--- Dataset content Enclosed Below ---

template <bool GM, bool WCI>
__global__ void __launch_bounds__(512, 1) conv_wgrad_wino24_kernel(const Wgrad24Params p) {
    constexpr int G24_CI = WCI ? 64 : 32, G24_CO = WCI ? 32 : 64;
    constexpr int G24_V = 25 * G24_T * G24_CI, G24_Z = 25 * G24_T * G24_CO;
    extern __shared__ __attribute__((aligned(16))) float smem[];
    float *V = smem;
    float *Z = smem + 2 * G24_V;
    const int tid = threadIdx.x, lane = tid & 63;
    const int wave = __builtin_amdgcn_readfirstlane(tid >> 6);
    const int l31 = lane & 31, kk = lane >> 5;
    const int pg = wave >> 1, ch = wave & 1;
    const int p0 = pg == 0 ? 0 : 1 + 6 * pg;
    const int cls = blockIdx.z / p.ncob, cob = blockIdx.z % p.ncob;
    const int py = cls >> 1, px = cls & 1;
    const int c0 = blockIdx.y * G24_CI, n0 = cob * G24_CO;
    const bool vrole = WCI || wave < 4, zrole = !WCI || wave < 4;
    const int vt = (tid / G24_CI) & 7, vc = tid % G24_CI;
    const int zt = (tid / G24_CO) & 7, zc = tid % G24_CO;

    f32x16 acc[7];
#pragma unroll
    for (int i = 0; i < 7; ++i)
#pragma unroll
        for (int r = 0; r < 16; ++r) acc[i][r] = 0.f;

    float vraw[25], zraw[4];
    float bsum = 0.f;
    struct Walk { int tx, ty, b, T; };
    const int dT = G24_T * (int)gridDim.x;
    const int d_tx = dT % p.tiles_x, d_ty = (dT / p.tiles_x) % p.tiles_y, d_b = (dT / p.tiles_x) / p.tiles_y;
    auto walk_init = [&](Walk &w, int batch, int tile) {
        w.T = batch * G24_T + tile;
        int t = w.T;
        w.tx = t % p.tiles_x;
        t /= p.tiles_x;
        w.ty = t % p.tiles_y, w.b = t / p.tiles_y;
    };
    auto walk_step = [&](Walk &w, int adv) {
        w.T += adv * dT;
        w.tx += adv * d_tx;
        const int cx = w.tx >= p.tiles_x ? 1 : 0;
        w.tx -= cx * p.tiles_x;
        w.ty += adv * d_ty + cx;
        const int cy = w.ty >= p.tiles_y ? 1 : 0;
        w.ty -= cy * p.tiles_y;
        w.b += adv * d_b + cy;
    };
    Walk wv, wz;
    int lbv = 0, lbz = 0;
    const auto rx = wino_rsrc(p.x, (unsigned)min((size_t)p.xbytes, (size_t)WOOB));
    const auto rg = wino_rsrc(p.g, (unsigned)min((size_t)p.gbytes, (size_t)WOOB));
    const auto rgm = GM ? wino_rsrc(p.gm, (unsigned)min((size_t)p.gmbytes, (size_t)WOOB)) : rg;
    const bool vch_ok = c0 + vc < p.Cin, zch_ok = n0 + zc < p.Cout;
    const unsigned zch = (unsigned)(n0 + zc);
    const int rowB = p.Wp * p.ldx * 4, colB = p.ldx * 4;
    auto load_v = [&](int batch) {
        walk_step(wv, batch != lbv ? 1 : 0);
        lbv = batch;
        const unsigned base = (unsigned)(((wv.b * p.Hp + 2 * wv.ty + py) * p.Wp + 2 * wv.tx + px) * p.ldx + c0 + vc) * 4u;
        const unsigned lane_off = ((wv.T < p.ntiles) & vch_ok) ? base : WOOB;
#pragma unroll
        for (int r = 0; r < 5; ++r)
#pragma unroll
            for (int c = 0; c < 5; ++c)
                vraw[r * 5 + c] = __builtin_bit_cast(float, __builtin_amdgcn_raw_buffer_load_b32(rx, (int)(lane_off + (unsigned)(r * rowB)), c * colB, 0));
    };
    auto load_z = [&](int batch, bool count) {
        walk_step(wz, batch != lbz ? 1 : 0);
        lbz = batch;
        const bool tok = (wz.T < p.ntiles) & zch_ok;
#pragma unroll
        for (int a = 0; a < 2; ++a)
#pragma unroll
            for (int c = 0; c < 2; ++c) {
                const int oy = 2 * wz.ty + a, ox = 2 * wz.tx + c;
                const bool ok = tok & (oy < p.Hc) & (ox < p.Wc);
                const unsigned pix = (unsigned)((wz.b * p.H2 + 2 * oy + py) * p.W2 + 2 * ox + px);
                float v = __builtin_bit_cast(float, __builtin_amdgcn_raw_buffer_load_b32(rg, (int)(ok ? (pix * p.ldg + zch) * 4u : WOOB), 0, 0));
                if (GM) {
                    const float m = __builtin_bit_cast(float, __builtin_amdgcn_raw_buffer_load_b32(rgm, (int)(ok ? (pix * p.ldgm + zch) * 4u : WOOB), 0, 0));
                    v = m > 0.f ? v : 0.f;
                }
                zraw[a * 2 + c] = v;
                if (count) bsum += v;
            }
    };
    auto v_cols = [&]() {
#pragma unroll
        for (int c = 0; c < 5; ++c) {
            const float d0 = vraw[c], d1 = vraw[5 + c], d2 = vraw[10 + c], d3 = vraw[15 + c], d4 = vraw[20 + c];
            vraw[c] = 2.f * (d0 - d2) - d1 + d3;
            vraw[5 + c] = d3 - d2 - 2.f * d1;
            vraw[10 + c] = 2.f * d1 - 3.f * d2 + d3;
            vraw[15 + c] = d3 - d1;
            vraw[20 + c] = 2.f * (d1 - d3) - d2 + d4;
        }
    };
    auto v_row = [&](float *vbuf, int i) {
        const float d0 = vraw[i * 5], d1 = vraw[i * 5 + 1], d2 = vraw[i * 5 + 2], d3 = vraw[i * 5 + 3], d4 = vraw[i * 5 + 4];
        float *dst = vbuf + ((i * 5) * G24_T + vt) * G24_CI + vc;
        dst[0 * G24_T * G24_CI] = 2.f * (d0 - d2) - d1 + d3;
        dst[1 * G24_T * G24_CI] = d3 - d2 - 2.f * d1;
        dst[2 * G24_T * G24_CI] = 2.f * d1 - 3.f * d2 + d3;
        dst[3 * G24_T * G24_CI] = d3 - d1;
        dst[4 * G24_T * G24_CI] = 2.f * (d1 - d3) - d2 + d4;
    };
    auto z_row = [&](float *zbuf, int i) {
        float w0, w1;
        if (i == 0) w0 = zraw[0], w1 = zraw[1];
        if (i == 1) w0 = zraw[0] + zraw[2], w1 = zraw[1] + zraw[3];
        if (i == 2) w0 = zraw[0] - zraw[2], w1 = zraw[1] - zraw[3];
        if (i == 3) w0 = zraw[0] + 2.f * zraw[2], w1 = zraw[1] + 2.f * zraw[3];
        if (i == 4) w0 = zraw[2], w1 = zraw[3];
        float *dst = zbuf + ((i * 5) * G24_T + zt) * G24_CO + zc;
        dst[0 * G24_T * G24_CO] = w0;
        dst[1 * G24_T * G24_CO] = w0 + w1;
        dst[2 * G24_T * G24_CO] = w0 - w1;
        dst[3 * G24_T * G24_CO] = w0 + 2.f * w1;
        dst[4 * G24_T * G24_CO] = w1;
    };

    const int step = gridDim.x;
    int batch = blockIdx.x;
    if (batch < p.nbatch) {
        const int last = batch + ((p.nbatch - 1 - batch) / step) * step;
        walk_init(wv, batch, vt), walk_init(wz, batch, zt);
        lbv = lbz = batch;
        if (zrole) load_z(batch, true);
        if (vrole) load_v(batch);
        if (zrole) {
#pragma unroll
            for (int i = 0; i < 5; ++i) z_row(Z, i);
        }
        if (vrole) {
            v_cols();
#pragma unroll
            for (int i = 0; i < 5; ++i) v_row(V, i);
        }
        {
            const bool more = batch + step <= last;
            if (zrole) load_z(min(batch + step, last), more);
            if (vrole) load_v(min(batch + step, last));
        }
        __syncthreads();
        const int aoff = (kk * 4) * G24_CI + (WCI ? ch * 32 : 0) + l31, boff = (kk * 4) * G24_CO + (WCI ? 0 : ch * 32) + l31;
        int buf = 0;
        for (; batch <= last; batch += step, buf ^= 1) {
            const float *vb = V + buf * G24_V, *zb = Z + buf * G24_Z;
            float *vn = V + (buf ^ 1) * G24_V, *zn = Z + (buf ^ 1) * G24_Z;
            const int b2 = min(batch + 2 * step, last);
            const bool more2 = batch + 2 * step <= last;
#pragma unroll
            for (int q = 0; q < 7; ++q) {
                if (q < 6 || pg == 0) {
                    const int pos = p0 + q;
                    const float *ap = vb + pos * (G24_T * G24_CI) + aoff, *bp = zb + pos * (G24_T * G24_CO) + boff;
                    const float a0 = ap[0], a1 = ap[G24_CI], a2 = ap[2 * G24_CI], a3 = ap[3 * G24_CI];
                    const float b0 = bp[0], b1 = bp[G24_CO], b2v = bp[2 * G24_CO], b3 = bp[3 * G24_CO];
                    __builtin_amdgcn_sched_barrier(0);
                    acc[q] = __builtin_amdgcn_mfma_f32_32x32x2f32(a0, b0, acc[q], 0, 0, 0);
                    acc[q] = __builtin_amdgcn_mfma_f32_32x32x2f32(a1, b1, acc[q], 0, 0, 0);
                    __builtin_amdgcn_sched_barrier(0);
                    if (q == 0 && zrole) z_row(zn, 0), z_row(zn, 1), z_row(zn, 2);
                    if (q == 1 && zrole) z_row(zn, 3), z_row(zn, 4);
                    if (q == 2 && vrole) v_cols();
                    if (q == 3 && vrole) v_row(vn, 0), v_row(vn, 1), v_row(vn, 2);
                    if (q == 4 && vrole) v_row(vn, 3), v_row(vn, 4);
                    if (q == 4) {
                        if (zrole) load_z(b2, more2);
                        if (vrole) load_v(b2);
                    }
                    __builtin_amdgcn_sched_barrier(0);
                    acc[q] = __builtin_amdgcn_mfma_f32_32x32x2f32(a2, b2v, acc[q], 0, 0, 0);
                    acc[q] = __builtin_amdgcn_mfma_f32_32x32x2f32(a3, b3, acc[q], 0, 0, 0);
                    __builtin_amdgcn_sched_barrier(0);
                }
            }
            __syncthreads();
        }
    }

    const int n = n0 + (WCI ? 0 : ch * 32) + l31;
#pragma unroll
    for (int q = 0; q < 7; ++q) {
        if (q < 6 || pg == 0) {
#pragma unroll
            for (int r = 0; r < 16; ++r) {
                const int c = c0 + (WCI ? ch * 32 : 0) + (r & 3) + 8 * (r >> 2) + 4 * kk;
                if (c < p.Cin && n < p.Cout) atomicAdd(p.dw + (((size_t)cls * 25 + p0 + q) * p.Cin + c) * p.Cout + n, acc[q][r]);
            }
        }
    }
    if (p.dbias != nullptr && blockIdx.y == 0) {
        __syncthreads();
        float *red = smem;
        if (zrole) red[zt * G24_CO + zc] = bsum;
        __syncthreads();
        if (tid < G24_CO) {
            float t = 0.f;
            for (int g = 0; g < 8; ++g) t += red[g * G24_CO + tid];
            if (n0 + tid < p.Cout) atomicAdd(p.dbias + n0 + tid, t);
        }
    }
}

--- End of Enclosed Dataset content ---

● Exercise: When a line contains the string "base", count that line; once every line of the records has been checked, state the count alone.

● Task solution: 2